Package development and source control best practices



Dear all,
I’m hoping to pick the collective brain with regards to source control and r packages/products. In short, my team is developing a slew of r-based products including APIs, shiny dashboards, markdown rapports etc. Many of these rely on internal packages. For products that are consumed in production, we have separate dev, test and prod environments. We use git.

What would be a good design pattern in order to support this, in terms of SCM? Separate branches for each environment, eg to track which code is currently in test, prod, etc. What about package/api versions? Should one use tags? Or keep separate branches for all released versions?

There seems to be many ways to do this. Any insights are appreciated.


JW - what are you using to host these R-based data products?

For RStudio Connect, we've recently written about deployment workflows that use Git

We recommend hosting internal packages in a CRAN-like repository and using versioned releases that your data products can pull in. Connect does this management automatically using packrat, and RStudio Package Manager makes the process of going from internal packages in Git to a CRAN-like repository easy. However, you could also use a similar process for dependency management using packrat on your own, and there are open source options for creating CRAN-like repositories.

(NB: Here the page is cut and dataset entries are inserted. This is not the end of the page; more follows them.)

__global__ void __launch_bounds__(256) adam_apply_fused_kernel(AdamSched c, const int* __restrict__ step, const float* __restrict__ partial,
                                                               int n_partial, const float* __restrict__ bad_partial, float* __restrict__ theta,
                                                               float* __restrict__ mu, float* __restrict__ nu, const float* __restrict__ g,
                                                               long long n, float b1, float b2, float eps, float* __restrict__ scal,
                                                               float* __restrict__ count_out) {
  __shared__ double red[256];
  __shared__ float sc[4];
  adam_scalars_block(c, *step - 1, partial, n_partial, bad_partial, red, sc);
  __syncthreads();
  const float a = sc[0], c2 = sc[1], mult = sc[2];
  if (blockIdx.x == 0 && threadIdx.x == 0) {
    scal[0] = a; scal[1] = c2; scal[2] = mult; scal[3] = sc[3];
    if (count_out) *count_out = sc[3];
  }
  if (c2 < 0.f) return;
  for (long long i = (long long)blockIdx.x * blockDim.x + threadIdx.x; i < n; i += (long long)gridDim.x * blockDim.x) {
    const float gi = g[i] * mult;
    const float m = mu[i] * b1 + gi * (1.0f - b1);
    const float v = nu[i] * b2 + (gi * gi) * (1.0f - b2);
    mu[i] = m; nu[i] = v;
    theta[i] = theta[i] + a * (m / (sqrtf(v * c2) + eps));
  }
}

struct Carver {
  char* base; size_t off;
  explicit Carver(void* b) : base((char*)b), off(0) {}
  template <typename T> T* take(size_t count) {
    off = (off + 255) & ~(size_t)255;
    T* p = (T*)(base ? base + off : nullptr);
    off += count * sizeof(T);
    return p;
  }
  void* bytes(size_t n) { return (void*)take<char>(n); }
};

struct FwdBuffers {
  float *path_pd, *path_dr, *bk_dirs, *bkgd, *raw_c, *weights, *u, *rows_pd, *rows_dr, *scratch, *raw_f, *tmp_level, *tmp_level2;
};
static size_t carve_forward(const rnerf_model* m, int32_t B, bool own_path, void* ws, FwdBuffers* f) {
  Carver c(ws);
  const size_t Nc = m->num_coarse, Nf = m->num_fine, N = Nc * (size_t)m->num_path, S = Nc + Nf;
  f->path_pd = own_path ? c.take<float>(N * B * 4) : nullptr;
  f->path_dr = own_path ? c.take<float>(N * B * 4) : nullptr;
  f->bk_dirs = c.take<float>((size_t)B * 4);
  f->bkgd = c.take<float>((size_t)B * 3);
  f->raw_c = c.take<float>(Nc * B * 4);
  f->weights = c.take<float>(Nc * B);
  f->u = f->rows_pd = f->rows_dr = f->scratch = f->raw_f = f->tmp_level = f->tmp_level2 = nullptr;
  if (Nf > 0) {
    f->u = c.take<float>(Nf * (size_t)B);
    f->rows_pd = c.take<float>(S * B * 4);
    f->rows_dr = c.take<float>(S * B * 4);
    f->scratch = c.take<float>(S * B);
    f->raw_f = c.take<float>(S * B * 4);
    if (m->bd_cut) { f->tmp_level = c.take<float>((size_t)RNERF_LEVEL_FLOATS * B); f->tmp_level2 = c.take<float>((size_t)RNERF_LEVEL_FLOATS * B); }
  }
  return (c.off + 255) & ~(size_t)255;
}

static int check_model(const rnerf_model* m, int32_t B, const char* who) {
  RNERF_CHECK_ARG(m, "%s: null model", who);
  RNERF_CHECK_ARG(m->table, "%s: model.table is null", who);
  RNERF_CHECK_ARG(B >= 1, "%s: B must be >= 1", who);
  RNERF_CHECK_ARG(m->num_coarse >= 3 && m->num_fine >= 0 && m->num_path >= 1, "%s: need num_coarse >= 3, num_fine >= 0, num_path >= 1", who);
  RNERF_CHECK_ARG((long long)m->num_coarse * m->num_path >= 2, "%s: need at least two eikonal nodes", who);
  return RNERF_OK;
}

static inline int level_mask_mode(const rnerf_model* m) { return m->bd_cut == 2 ? 3 : 0; }
static inline const double* level_mask_box(const rnerf_model* m) { return m->bd_cut == 2 ? m->bd_cut_bbox : nullptr; }
struct Level { float *rgb, *dist, *acc, *trans, *tb; };
static Level level_of(float* out, int32_t B) { return Level{out, out + 3 * (size_t)B, out + 4 * (size_t)B, out + 5 * (size_t)B, out + 6 * (size_t)B}; }

static int bd_cut_pair(const rnerf_model* m, const float* raw_f, const float* rows_pd, const float* rows_dr, int32_t S, int32_t B, const float* bkgd,
                       Level out, float* tmp1, float* tmp2, void* stream) {
  Level a = level_of(tmp1, B), b = level_of(tmp2, B);
  int rc = rnerf_composite(raw_f, rows_pd, rows_dr, nullptr, S, B, nullptr, m->white_bkgd, m->rgb_padding, m->sigma_bias, a.rgb, a.dist, a.acc, out.trans,
                           a.tb, nullptr, nullptr, 1, m->bd_cut_bbox, stream);
  if (rc) return rc;
  rc = rnerf_composite(raw_f, rows_pd, rows_dr, nullptr, S, B, bkgd, m->white_bkgd, m->rgb_padding, m->sigma_bias, b.rgb, b.dist, b.acc, b.trans, b.tb, nullptr,
                       nullptr, 2, m->bd_cut_bbox, stream);
  if (rc) return rc;
  hipLaunchKernelGGL(bd_cut_mul_kernel, dim3((3 * B + 255) / 256), dim3(256), 0, (hipStream_t)stream, out.trans, b.rgb, B, out.tb);
  RNERF_CHECK_LAUNCH();
  return RNERF_OK;
}

static int make_u(const rnerf_model* m, int32_t B, int randomized, const uint32_t* key_u_dev, float* u, int32_t* per_ray, void* stream) {
  const double eps = 1.1920928955078125e-07;
  if (randomized) {
    *per_ray = 1;
    return rnerf_stratified_u_dev(key_u_dev, B, m->num_fine, u, stream);
  }
  *per_ray = 0;
  hipLaunchKernelGGL(linspace_u_kernel, dim3((m->num_fine + 255) / 256), dim3(256), 0, (hipStream_t)stream, m->num_fine, 1.0 - eps, u);
  RNERF_CHECK_LAUNCH();
  return RNERF_OK;
}

}

using namespace rnerf;

#define RNERF_TRY(expr)        \
  do {                         \
    int rc_ = (expr);          \
    if (rc_ != RNERF_OK) return rc_; \
  } while (0)

extern "C" int rnerf_rng_split3(uint32_t* rng_state, uint32_t* keys4, void* stream) {
  RNERF_CHECK_ARG(rng_state && keys4, "rnerf_rng_split3: null pointer");
  hipLaunchKernelGGL(rng_split3_kernel, dim3(1), dim3(64), 0, (hipStream_t)stream, rng_state, keys4);
  RNERF_CHECK_LAUNCH();
  return RNERF_OK;
}

extern "C" int rnerf_rng_forward(const uint32_t* keys4, int32_t num_coarse, int32_t num_path, int32_t use_random_choice, int32_t* jitter, uint32_t* key_u,
                                 void* stream) {
  RNERF_CHECK_ARG(keys4 && jitter, "rnerf_rng_forward: null pointer");
  RNERF_CHECK_ARG(num_coarse >= 1 && num_path >= 1, "rnerf_rng_forward: need num_coarse >= 1 and num_path >= 1");
  hipLaunchKernelGGL(rng_forward_kernel, dim3((num_coarse + 255) / 256), dim3(256), 0, (hipStream_t)stream, keys4, num_coarse, num_path, use_random_choice,
                     jitter, key_u);
  RNERF_CHECK_LAUNCH();
  return RNERF_OK;
}

extern "C" int rnerf_stratified_u_dev(const uint32_t* key_dev, int32_t B, int32_t num_fine, float* u, void* stream) {
  RNERF_CHECK_ARG(key_dev && u, "rnerf_stratified_u_dev: null pointer");
  RNERF_CHECK_ARG(B >= 1 && num_fine >= 1, "rnerf_stratified_u_dev: need B >= 1 and num_fine >= 1");
  const double eps = 1.1920928955078125e-07, s = 1.0 / num_fine;
  const long long half = ((long long)B * num_fine + 1) / 2;
  hipLaunchKernelGGL(stratified_u_dev_kernel, dim3((unsigned)((half + 255) / 256)), dim3(256), 0, (hipStream_t)stream, key_dev, B, num_fine, (float)s,
                     (float)(s - eps), (float)(1.0 - eps), u);
  RNERF_CHECK_LAUNCH();
  return RNERF_OK;
}

extern "C" size_t rnerf_forward_workspace_bytes(const rnerf_model* m, int32_t B) {
  if (!m || B < 1) return 0;
  FwdBuffers f;
  return carve_forward(m, B, true, nullptr, &f);
}

extern "C" int rnerf_forward(const rnerf_model* m, const float* origins, const float* viewdirs, int32_t B, const int32_t* jitter, const float* u_fine,
                             int32_t u_per_ray, const float* path_pd, const float* path_dr, float* out_coarse, float* out_fine, void* workspace,
                             int32_t max_workgroups, void* stream) {
  RNERF_TRY(check_model(m, B, "rnerf_forward"));
  RNERF_CHECK_ARG(jitter && out_coarse && workspace, "rnerf_forward: null pointer");
  RNERF_CHECK_ARG((path_pd == nullptr) == (path_dr == nullptr), "rnerf_forward: give both path_pd and path_dr or neither");
  RNERF_CHECK_ARG(path_pd || (origins && viewdirs), "rnerf_forward: origins / viewdirs are null and no marched path was given");
  RNERF_CHECK_ARG(m->packed_coarse && m->bkgd_params, "rnerf_forward: model.packed_coarse / bkgd_params are null");
  RNERF_CHECK_ARG(m->num_fine == 0 || (m->packed_fine && out_fine && u_fine), "rnerf_forward: num_fine > 0 needs packed_fine, out_fine and u_fine");
  RNERF_CHECK_ARG(((uintptr_t)workspace & 255) == 0, "rnerf_forward: workspace must be 256-byte aligned");
  const int32_t Nc = m->num_coarse, Nf = m->num_fine, N = Nc * m->num_path, S = Nc + Nf;
  FwdBuffers f;
  carve_forward(m, B, path_pd == nullptr, workspace, &f);
  if (!path_pd) {
    RNERF_TRY(rnerf_march(m->table, &m->grid, origins, viewdirs, B, m->near, m->far, N, f.path_pd, f.path_dr, nullptr, nullptr, stream));
    path_pd = f.path_pd; path_dr = f.path_dr;
  }
  hipStream_t st = (hipStream_t)stream;
  hipLaunchKernelGGL(bkgd_dirs_kernel, dim3((B + 255) / 256), dim3(256), 0, st, (const float4*)path_dr, jitter, Nc, B, (const float*)nullptr, 0, (float4*)f.bk_dirs);
  RNERF_CHECK_LAUNCH();
  RNERF_TRY(rnerf_bkgd_forward(m->bkgd_params, f.bk_dirs, 4, B, m->rgb_padding, f.bkgd, stream));
  RNERF_TRY(rnerf_nerfmlp_forward(m->packed_coarse, m->precision, path_pd, path_dr, jitter, Nc, B, f.raw_c, max_workgroups, stream));
  Level c = level_of(out_coarse, B);
  RNERF_TRY(rnerf_composite(f.raw_c, path_pd, path_dr, jitter, Nc, B, f.bkgd, m->white_bkgd, m->rgb_padding, m->sigma_bias, c.rgb, c.dist, c.acc, c.trans, c.tb,
                            Nf > 0 ? f.weights : nullptr, nullptr, level_mask_mode(m), level_mask_box(m), stream));
  if (Nf > 0) {
    RNERF_TRY(rnerf_resample(path_pd, path_dr, N, B, jitter, Nc, f.weights, u_fine, u_per_ray, Nf, f.rows_pd, f.rows_dr, nullptr, f.scratch, stream));
    RNERF_TRY(rnerf_nerfmlp_forward(m->packed_fine, m->precision, f.rows_pd, f.rows_dr, nullptr, S, B, f.raw_f, max_workgroups, stream));
    Level o = level_of(out_fine, B);
    RNERF_TRY(rnerf_composite(f.raw_f, f.rows_pd, f.rows_dr, nullptr, S, B, f.bkgd, m->white_bkgd, m->rgb_padding, m->sigma_bias, o.rgb, o.dist, o.acc, o.trans,
                              o.tb, nullptr, nullptr, level_mask_mode(m), level_mask_box(m), stream));
    if (m->bd_cut == 1) RNERF_TRY(bd_cut_pair(m, f.raw_f, f.rows_pd, f.rows_dr, S, B, f.bkgd, o, f.tmp_level, f.tmp_level2, stream));
  }
  return RNERF_OK;
}

namespace rnerf {
static bool levels_side_by_side(const rnerf_model* m, const rnerf_train_cfg* c, int32_t B) {
  if (m->num_fine <= 0 || !c->aux_stream) return false;
  const int cus = current_device_cus();
  const long long tiles_both = ((long long)m->num_coarse * B + 255) / 256 + ((long long)(m->num_coarse + m->num_fine) * B + 255) / 256;
  return tiles_both <= 2LL * cus;
}
struct TrainBuffers {
  FwdBuffers f;
  int32_t* jitter; uint32_t* key_u;
  void *packed_c, *packed_f, *packed_bwd, *packed_bwd_f, *save_c, *save_f, *save_bk, *dy, *dy_bk, *wgrad_ws;
  void *dy_c, *wgrad_ws_c;
  float *out_all, *level_c, *level_f, *sums, *d_all, *d_raw, *env_sum, *d_raw_c;
};
static size_t carve_train(const rnerf_model* m, const rnerf_train_cfg* c, int32_t B, bool own_path, void* ws, TrainBuffers* t) {
  const size_t Nc = m->num_coarse, Nf = m->num_fine, S = Nc + Nf;
  const size_t M = c->bg_smooth_weight > 0 ? (size_t)c->bg_patch_size * c->bg_patch_size : 0;
  Carver k(ws);
  const size_t N = Nc * (size_t)m->num_path;
  FwdBuffers& f = t->f;
  f.path_pd = own_path ? k.take<float>(N * B * 4) : nullptr;
  f.path_dr = own_path ? k.take<float>(N * B * 4) : nullptr;
  f.bk_dirs = k.take<float>((B + M) * 4);
  t->out_all = k.take<float>((B + M) * 3);
  f.bkgd = t->out_all;
  f.raw_c = k.take<float>(Nc * B * 4);
  f.weights = k.take<float>(Nc * B);
  f.u = f.rows_pd = f.rows_dr = f.scratch = f.raw_f = f.tmp_level = f.tmp_level2 = nullptr;
  if (Nf > 0) {
    f.u = k.take<float>(Nf * (size_t)B);
    f.rows_pd = k.take<float>(S * B * 4);
    f.rows_dr = k.take<float>(S * B * 4);
    f.scratch = k.take<float>(S * B);
    f.raw_f = k.take<float>(S * B * 4);
    if (m->bd_cut) { f.tmp_level = k.take<float>((size_t)RNERF_LEVEL_FLOATS * B); f.tmp_level2 = k.take<float>((size_t)RNERF_LEVEL_FLOATS * B); }
  }
  t->jitter = k.take<int32_t>(Nc);
  t->key_u = k.take<uint32_t>(4);
  t->packed_c = k.bytes(rnerf_nerfmlp_packed_bytes(RNERF_PREC_F16X3));
  t->packed_f = Nf > 0 ? k.bytes(rnerf_nerfmlp_packed_bytes(RNERF_PREC_F16X3)) : nullptr;
  t->packed_bwd = k.bytes(rnerf_nerfmlp_bwd_packed_bytes());
  t->packed_bwd_f = Nf > 0 ? k.bytes(rnerf_nerfmlp_bwd_packed_bytes()) : nullptr;
  t->save_c = k.bytes(rnerf_nerfmlp_save_bytes((int64_t)Nc * B, c->backward));
  t->save_f = Nf > 0 ? k.bytes(rnerf_nerfmlp_save_bytes((int64_t)S * B, c->backward)) : nullptr;
  t->save_bk = k.bytes(rnerf_bkgd_save_bytes((int64_t)(B + M)));
  t->dy = k.bytes(rnerf_nerfmlp_dy_bytes((int64_t)S * B, c->backward));
  t->dy_bk = k.bytes(rnerf_bkgd_dy_bytes((int64_t)(B + M)));
  t->wgrad_ws = k.bytes(rnerf_nerfmlp_wgrad_workspace_bytes());
  t->level_c = k.take<float>((size_t)RNERF_LEVEL_FLOATS * B);
  t->level_f = Nf > 0 ? k.take<float>((size_t)RNERF_LEVEL_FLOATS * B) : nullptr;
  t->sums = k.take<float>(4);
  t->env_sum = k.take<float>(rnerf_env_smooth_sum_floats(c->bg_smooth_weight > 0 ? c->bg_patch_size : 0));
  t->d_all = k.take<float>((B + M) * 3);
  t->d_raw = k.take<float>(S * B * 4);
  t->dy_c = t->wgrad_ws_c = nullptr; t->d_raw_c = nullptr;
  if (levels_side_by_side(m, c, B)) {
    t->dy_c = k.bytes(rnerf_nerfmlp_dy_bytes((int64_t)Nc * B, c->backward));
    t->wgrad_ws_c = k.bytes(rnerf_nerfmlp_wgrad_workspace_bytes());
    t->d_raw_c = k.take<float>(Nc * B * 4);
  }
  return (k.off + 255) & ~(size_t)255;
}
}

extern "C" size_t rnerf_train_workspace_bytes(const rnerf_model* m, const rnerf_train_cfg* c, int32_t B) {
  if (!m || !c || B < 1) return 0;
  TrainBuffers t;
  return carve_train(m, c, B, true, nullptr, &t);
}

static int mark_point(hipStream_t first, hipEvent_t* out);
static int wait_point(hipStream_t then, hipEvent_t e);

What do you mean by API versions? Are you referring to R functions hosted as APIs, e.g. using the plumber package? Typically in this case the versioning is done in the path; e.g. /v1/model or /latest/model. In Connect the path can be controlled and updated using a vanity URL, alternatively you could use a filter in plumber, or even a proxy like nginx, to direct requests to appropriate model versions.

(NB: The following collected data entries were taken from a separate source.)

# agustinus/emqx

Hardware: AMD Instinct MI355X
Metric: publishes matched/sec (node) at 1M wildcard subs; p99 batch match latency (higher is better)
Workload: dtype u32; 1 GPU; C2: 1M wildcard filters depth<=7, 10M-publish batch per GPU; filters=1000000, publishes_per_gpu=10000000, mode=replicated, parallelism=replicated trie x1, batches split per GPU, batches_in_flight=1

## Files before the change

emqx_amd/csrc/tm_kernels.hip:

```cpp
#include <algorithm>
#include <cstddef>
#include <cstdlib>
#include "tm_internal.hpp"

namespace etm {

constexpr int TILE = 64;
constexpr int WCAP = 512;
#ifndef TM_WPE384
#define TM_WPE384 4
#endif

constexpr uint32_t M_LVL_SHIFT = 6;
constexpr uint32_t M_LVL_MASK = 0xF;
constexpr uint32_t M_PLUS = 1u << 10;
constexpr uint32_t M_SKIPE = 1u << 11;
constexpr uint32_t M_DSTART = 1u << 12;
static_assert(FAST_MAX_DEPTH <= (int)M_LVL_MASK, "level field too narrow");
constexpr uint32_t M_DISP_SHIFT = 13;
constexpr uint32_t M_DISP_MASK = 0x3F;
static_assert(MAX_PROBE_DISP <= M_DISP_MASK, "the displacement field holds every bounded probe run");
constexpr uint32_t Q_FOUND = ~((1u << LSIG_BITS) - 1u);
constexpr uint32_t Q_TAIL = 0xFFFFFFFFu;

__device__ __forceinline__ uint32_t dig_L(uint32_t c) { return (0x4432u >> (4 * c)) & 0xF; }
__device__ __forceinline__ uint32_t dig_H(uint32_t c) { return (0x2223u >> (4 * c)) & 0xF; }
__device__ __forceinline__ uint32_t dig_P(uint32_t c) { return (0x3344u >> (4 * c)) & 0xF; }

__device__ __forceinline__ int key_shift(uint32_t level) { return 61 - 3 * (int)level; }

__device__ __forceinline__ uint64_t put_digit(uint64_t key, uint32_t level, uint32_t d) {
    return level <= FAST_MAX_DEPTH ? (key | ((uint64_t)d << key_shift(level))) : key;
}

__device__ __forceinline__ uint32_t prefix_count(uint64_t mask) {
    return __builtin_amdgcn_mbcnt_hi((uint32_t)(mask >> 32), __builtin_amdgcn_mbcnt_lo((uint32_t)mask, 0u));
}

template <bool CK>
__device__ __forceinline__ uint64_t ck(uint64_t i, uint64_t bound, uint32_t* dbg, uint32_t id) {
    if (CK && i >= bound) {
        if (dbg) {
            if (atomicCAS(&dbg[0], 0u, id) == 0u) { dbg[1] = (uint32_t)i; dbg[2] = (uint32_t)bound; }
            atomicAdd(&dbg[3], 1u);
        }
        return 0;
    }
    return i;
}
#define CK_(i, bound, id) ck<CK>((i), (bound), a.dbg, (id))

struct Node {
    uint32_t child;
    uint32_t term;
    uint32_t hterm;
    uint32_t flags;
};

#ifndef TM_PROBE_CPOL
#define TM_PROBE_CPOL 0
#endif
__device__ __forceinline__ uint4 ld_b128(__amdgpu_buffer_rsrc_t r, uint32_t off) {
    const auto v = __builtin_amdgcn_raw_buffer_load_b128(r, (int)off, 0, TM_PROBE_CPOL);
    return uint4{v[0], v[1], v[2], v[3]};
}

template <bool CK, bool BIG>
__device__ __forceinline__ bool probe(const MatchArgs& a, uint32_t parent, uint32_t word, Node& n) {
    uint32_t b = home_bucket(parent, word, a.nbuckets);
    const bool small = !BIG;
    const __amdgpu_buffer_rsrc_t rs = __builtin_amdgcn_make_buffer_rsrc(
        const_cast<Slot*>(a.slots), 0, BIG ? 0u : a.nslots * 16u, 0x00020000);
    for (uint32_t p = 0; p <= a.max_probe; ++p) {
        uint4 s0, s1, s2, s3;
        const uint64_t si = CK_((uint64_t)b * BUCKET, a.nslots, 1);
        if (small) {
            const uint32_t off = (uint32_t)si * 16u;
            s0 = ld_b128(rs, off); s1 = ld_b128(rs, off + 16); s2 = ld_b128(rs, off + 32); s3 = ld_b128(rs, off + 48);
        } else {
            const uint4* q = reinterpret_cast<const uint4*>(a.slots) + si;
            s0 = q[0]; s1 = q[1]; s2 = q[2]; s3 = q[3];
        }
        const bool m0 = (s0.x & ID_MASK) == parent && (s0.y & WID_MASK) == word;
        const bool m1 = (s1.x & ID_MASK) == parent && (s1.y & WID_MASK) == word;
        const bool m2 = (s2.x & ID_MASK) == parent && (s2.y & WID_MASK) == word;
        const bool m3 = (s3.x & ID_MASK) == parent && (s3.y & WID_MASK) == word;
        const uint32_t hz = m0 ? s0.z : m1 ? s1.z : m2 ? s2.z : s3.z;
        const uint32_t hw = m0 ? s0.w : m1 ? s1.w : m2 ? s2.w : s3.w;
        if (m0 | m1 | m2 | m3) {
            n.child = hz & ID_MASK;
            n.term = (hz & B_TOPIC) ? n.child : NONE;
            n.hterm = (hw & B_HTERM) ? (hw & ID_MASK) : NONE;
            n.flags = ((hz & B_PLUS) ? NF_PLUS : 0u) | ((hw & B_HASH) ? NF_HASH : 0u);
            return true;
        }
        if (s3.x == SLOT_EMPTY) return false;
        b = (b + 1 == a.nbuckets) ? 0 : b + 1;
    }
    return false;
}

struct Expand {
    uint32_t ne, np;
    uint32_t ef0, ef1;
    uint64_t ek0, ek1;
    uint32_t pf0, pf1;
    uint64_t pk0, pk1;
};

__device__ __forceinline__ void add_e(Expand& x, uint32_t fid, uint64_t key) {
    if (x.ne == 0) { x.ef0 = fid; x.ek0 = key; } else { x.ef1 = fid; x.ek1 = key; }
    x.ne++;
}
__device__ __forceinline__ void add_p(Expand& x, uint64_t key, uint32_t fl) {
    if (x.np == 0) { x.pk0 = key; x.pf0 = fl; } else { x.pk1 = key; x.pf1 = fl; }
    x.np++;
}

__device__ __forceinline__ void expand(const Node& s, uint32_t lc, uint32_t d, uint32_t flags,
                                       uint64_t key, uint32_t w_here, uint32_t w_prev, Expand& x) {
    x.ne = 0; x.np = 0;
    if (lc == d) {
        if (!(flags & M_SKIPE) && s.term != NONE) {
            uint64_t k = key;
            if ((w_prev >> WID_BITS) == C_EMPTY && lc - 1 <= FAST_MAX_DEPTH) {
                const int sp = key_shift(lc - 1);
                if (((k >> sp) & 7) == 4) k = (k & ~(7ull << sp)) | (1ull << sp);
            }
            add_e(x, s.term, k);
        }
        if (s.hterm != NONE) add_e(x, s.hterm, put_digit(key, lc, 2));
        return;
    }
    const uint32_t cls = w_here >> WID_BITS, id = w_here & WID_MASK;
    if (s.hterm != NONE) add_e(x, s.hterm, put_digit(key, lc, dig_H(cls)));
    if (id == W_HASH) {
        if (s.flags & NF_HASH) add_p(x, put_digit(key, lc, dig_L(cls)), (lc + 1 == d) ? M_SKIPE : 0u);
    } else if (id != W_UNKNOWN && id != W_PLUS) {
        add_p(x, put_digit(key, lc, dig_L(cls)), 0u);
    }
    if (s.flags & NF_PLUS) add_p(x, put_digit(key, lc, dig_P(cls)), M_PLUS);
}
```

Thanks for following up on this.
Since I wrote the original post, we've landed on this setup, which may be helpful to others

  • Packages are delivered from RSPM, using a version numbering scheme that allows for stable production packages, as well as test and development versions. This was not easily done before using a CRAN-like repo.

  • APIs are delivered through Connect/Plumber with versioning through the path, just as Sean mentioned above. This allows decoupling of frontends from the latest API-version, allowing us to do minor non-interface-breaking updates without having to annoy the frontend teams.

  • R-codebase is held in git branches, one brach for each segment in the prodution chain (DEV -> TEST -> PROD). Tags are used for versioning.

This setup seems robust. Some drawbacks compared to a docker-based setup vs. Connect is, that we can control linux OS dependencies, which could be a problem down the road. Right now, we're trying to work around packages with system dependencies, but that can be challenging.